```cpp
template <bool SAMPLE>
__global__ __launch_bounds__(64 * P2_WAVES, 2) __attribute__((amdgpu_num_vgpr(LMI_P2_NUM_VGPR_ATTR))) void pass2_kernel(PrefilterParams P) {
#pragma clang diagnostic push
#pragma clang diagnostic ignored "-Winline-asm"
    asm volatile("" ::: "v255");
#pragma clang diagnostic pop
    __shared__ __attribute__((aligned(16))) uint4 ring[P2_RING * P2_SLOT_BYTES / 16];
    __shared__ uint2 sList[SAMPLE ? 1 : P2_WAVES * P2_LIST];
    __shared__ float sThr[SAMPLE ? 1 : P2_MAXCB * 32];
    __shared__ __attribute__((aligned(16))) uint4 sPend[SAMPLE ? 1 : P2_WAVES * 64];
    __shared__ int s_item[2];
    __shared__ int s_prefix[P2_PREFIX_CAP_K];
    __shared__ int s_gb[P2_PREFIX_CAP_K];
    if (!SAMPLE && P.redo_count && *P.redo_count == 0u) return;
    ts_first(P.ts_start);
    unsigned long long clk_w0 = 0, clk_c0 = 0;
    if (!SAMPLE) clk_begin(P.ts_end_cell ? P.ts_start : nullptr, clk_w0, clk_c0);
    P2Queue<SAMPLE, 2, 64 * P2_WAVES, P2_PREFIX_CAP_K> queue{P, s_item, s_prefix, s_gb};
    queue.init();
    P2Item item;
    while (queue.next(item)) {
        const int b = item.b, cbt0 = item.cbt0, ch = item.ch, m_use = item.m_use, nt = item.nt;
#define P2_CASE(N) case N: { Tile2<N, SAMPLE> it{P, (unsigned)reinterpret_cast<uintptr_t>(ring), ring, sList, sThr, sPend}; it.run(b, cbt0, ch, m_use, nt, queue); break; }
        switch (item.ncb_tile) {
            P2_CASE(1) P2_CASE(2) P2_CASE(3) P2_CASE(4) P2_CASE(5) P2_CASE(6)
            P2_CASE(7) P2_CASE(8) P2_CASE(9) P2_CASE(10) P2_CASE(11)
            default: { Tile2<12, SAMPLE> it{P, (unsigned)reinterpret_cast<uintptr_t>(ring), ring, sList, sThr, sPend}; it.run(b, cbt0, ch, m_use, nt, queue); break; }
        }
#undef P2_CASE
    }
    if (!SAMPLE) clk_end(P.ts_end_cell ? P.ts_start : nullptr, ST_P2, clk_w0, clk_c0);
#ifdef LMI_P2_ENDS
    if (!SAMPLE && P.ts_end_cell && threadIdx.x == 0 && blockIdx.x < 256) {
        P.stamps[192 + blockIdx.x] = wall_clock64();
        if (blockIdx.x == 0) P.stamps[191] = clk_w0;
    }
#endif
    ts_max(P.ts_end_cell);
}

}
```

### learnedmetricindex_amd/csrc/lmi_prefilter.h

```cpp
#pragma once
#include "lmi_kernels.h"


namespace lmi {

typedef _Float16 half8 __attribute__((ext_vector_type(8)));

constexpr int PF_STAGE_G = 2;
#ifndef LMI_PF_CAP
#define LMI_PF_CAP 1024
#endif
constexpr int PF_CAP = LMI_PF_CAP;
constexpr int PF_KEEP = 64;

__global__ void scatter_rows_kernel(const float* __restrict__ src, int d, const int* __restrict__ pos,
                                    long long row0, const long long* __restrict__ index, long long n_total, long long nrows,
                                    float* __restrict__ dst, int pitch) {
    const long long idx = (long long)blockIdx.x * blockDim.x + threadIdx.x;
    if (idx >= nrows * d) return;
    const long long i = idx / d;
    const int k = (int)(idx - i * d);
    const long long o = index ? index[i] : row0 + i;
    if (o < 0 || o >= n_total) return;
    const long long p = pos[o];
    if (p >= 0) dst[p * pitch + k] = src[idx];
}

__global__ void absmax_kernel(const float* __restrict__ x, long long n, unsigned* __restrict__ out) {
    float m = 0.0f;
    for (long long i = (long long)blockIdx.x * blockDim.x + threadIdx.x; i < n; i += (long long)gridDim.x * blockDim.x)
        m = fmaxf(m, fabsf(x[i]));
#pragma unroll
    for (int o = 32; o > 0; o >>= 1) m = fmaxf(m, __shfl_xor(m, o));
    if ((threadIdx.x & 63) == 0) atomicMax(out, __float_as_uint(m));
}

__device__ __forceinline__ float scale_of_max(unsigned maxbits) {
    const float m = __uint_as_float(maxbits);
    int e = 0;
    float s = 1.0f;
    if (m > 0.0f && m < INFINITY) { (void)frexpf(m, &e); s = ldexpf(1.0f, -e); }
    return s;
}
__global__ void make_scale_kernel(const unsigned* __restrict__ maxbits, float* __restrict__ scale) {
    const float s = scale_of_max(*maxbits);
    scale[0] = s;
    scale[1] = 1.0f / s;
}
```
┄┄┄┄┄┄
_Task goal:_ If a line in the data contains the string "define", copy it.

_Solution for this exercise:_
#define P2_CASE(N) case N: { Tile2<N, SAMPLE> it{P, (unsigned)reinterpret_cast<uintptr_t>(ring), ring, sList, sThr, sPend}; it.run(b, cbt0, ch, m_use, nt, queue); break; }
#define LMI_PF_CAP 1024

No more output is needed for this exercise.